でも、他に方法も見つからず、住所を頼りに『魔法の師範』を訪ねてみることにした。
田舎町の山奥、行き着いたのは木造のぼろ小屋だった。
「あのー、誰かいませんかー?」
扉を叩いて呼びかけても返事がない。やっぱりデマだったんだと諦めて帰ろうとした時、ゆっくりと扉が開き、中から強風が吹いてきた。
僕の少し伸びた硬い黒髪が激しく乱れる。メガネが飛ばされないように、途中で外してポケットに突っ込んだ。

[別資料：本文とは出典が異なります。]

__global__ __launch_bounds__(64) void lsd_sort_heap(const Plan* __restrict__ plan, uint8_t* __restrict__ ws, Misc* __restrict__ miscs) {
    extern __shared__ __align__(16) uint8_t sort_lds[];
    const Plan& P = *plan;
    uint8_t* F = ws + (size_t)blockIdx.x * P.frame_bytes;
    const int nj = min(miscs[blockIdx.x].heap_n, SORT_HJOBS);
    if (nj) isort::heap_jobs<SORT_SHIFT>((uint32_t*)(F + P.off_tmp), (const isort::HeapJob*)(F + P.off_heapj), nj, blockIdx.y, gridDim.y, (uint32_t*)sort_lds, SORT_HCAP, 0, 1 << 30);
}

__global__ __launch_bounds__(SORT_T) void lsd_sort_compact(const Plan* __restrict__ plan, uint8_t* __restrict__ ws, Misc* __restrict__ miscs) {
    __shared__ int s_cnt[SORT_T / 64];
    const Plan& P = *plan;
    const int b = blockIdx.x, tid = threadIdx.x, lane = tid & 63, wave = tid >> 6;
    uint8_t* F = ws + (size_t)b * P.frame_bytes;
    const uint32_t* arr = (const uint32_t*)(F + P.off_tmp);
    const unsigned long long* vb = (const unsigned long long*)(F + P.off_valid);
    uint32_t* ord = (uint32_t*)(F + P.off_ord);
    uint32_t* ordr = (uint32_t*)(F + P.off_ordr);
    float* pixw = (float*)(F + P.off_pix);
    Misc* misc = miscs + b;
    const int n = min((P.w - 1) * (P.h - 1), misc->sort_prefix);
    const long long ts0 = __builtin_readcyclecounter();
    constexpr int NW = SORT_T / 64, U = 4;
    const int seg = ((n + NW - 1) / NW + 63) & ~63, w0 = min(n, wave * seg), w1 = min(n, w0 + seg);
    auto is_valid = [&](uint32_t e, bool in) { const uint32_t pix = e & 0xfffffu; return in && ((vb[pix >> 6] >> (pix & 63u)) & 1ull); };
    int cnt = 0;
    for (int i0 = w0; i0 < w1; i0 += 64 * U) {
        uint32_t e[U];
#pragma unroll
        for (int u = 0; u < U; u++) e[u] = arr[min(i0 + 64 * u + lane, w1 - 1)];
#pragma unroll
        for (int u = 0; u < U; u++) cnt += __popcll(__ballot(is_valid(e[u], i0 + 64 * u + lane < w1)));
    }
    if (lane == 0) s_cnt[wave] = cnt;
    __syncthreads();
    int pos = 0, total = 0;
    for (int q = 0; q < NW; q++) { if (q < wave) pos += s_cnt[q]; total += s_cnt[q]; }
    for (int i0 = w0; i0 < w1; i0 += 64 * U) {
        uint32_t e[U];
#pragma unroll
        for (int u = 0; u < U; u++) e[u] = arr[min(i0 + 64 * u + lane, w1 - 1)];
#pragma unroll
        for (int u = 0; u < U; u++) {
            const bool v = is_valid(e[u], i0 + 64 * u + lane < w1);
            const unsigned long long m = __ballot(v);
            if (v) {
                const uint32_t pix = e[u] & 0xfffffu, slot = (uint32_t)(pos + __popcll(m & ((1ull << lane) - 1ull)));
                ord[slot] = pix; ordr[slot] = slot;
                pixw[(size_t)pix * 4 + 3] = __uint_as_float(slot);
            }
            pos += __popcll(m);
        }
    }
    if (tid == 0) { misc->n_ord = total; misc->t[7] = __builtin_readcyclecounter() - ts0; }
}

しばらく強風に耐えて目を開けると、そこには三十代ぐらいの、清潔感のない長髪の男が立っていた。
「お前、俺に何の用だ?」
「あ、えっと、『魔法の師範』さん、ですか?」
男はその言葉に驚いた表情をした後、僕の首元のネックレスを見て目を見開いた。
「その名前どこで。あと、それはどこで手に入れたんだ」
「えっと、オカルト雑誌に書いてあって、これは家に落ちてて、あ、それより、母さんが誰かに誘拐されたんです!」
次の満月は一ヶ月後、一刻の猶予もない。
「落ち着け、何があったのか、最初から話せ」
僕は、母さんが誰かに誘拐されたこと、部屋が荒らされていて魔法使いの文字が残されていたこと、石の示す場所に母さんがいることなど、家に帰ってからのことを細かく説明した。
「文字を書けるということは獣ではないな。いやでも、魔法使いは今は俺一人なはず」
僕の話を聞いて、男はぶつぶつと何か言っている。
「石の示す場所って書いてあったんですけど、この石、何も反応なくて」
家からここまで、ずっと石を様子を観察していたけど、ただの石にしか見えない。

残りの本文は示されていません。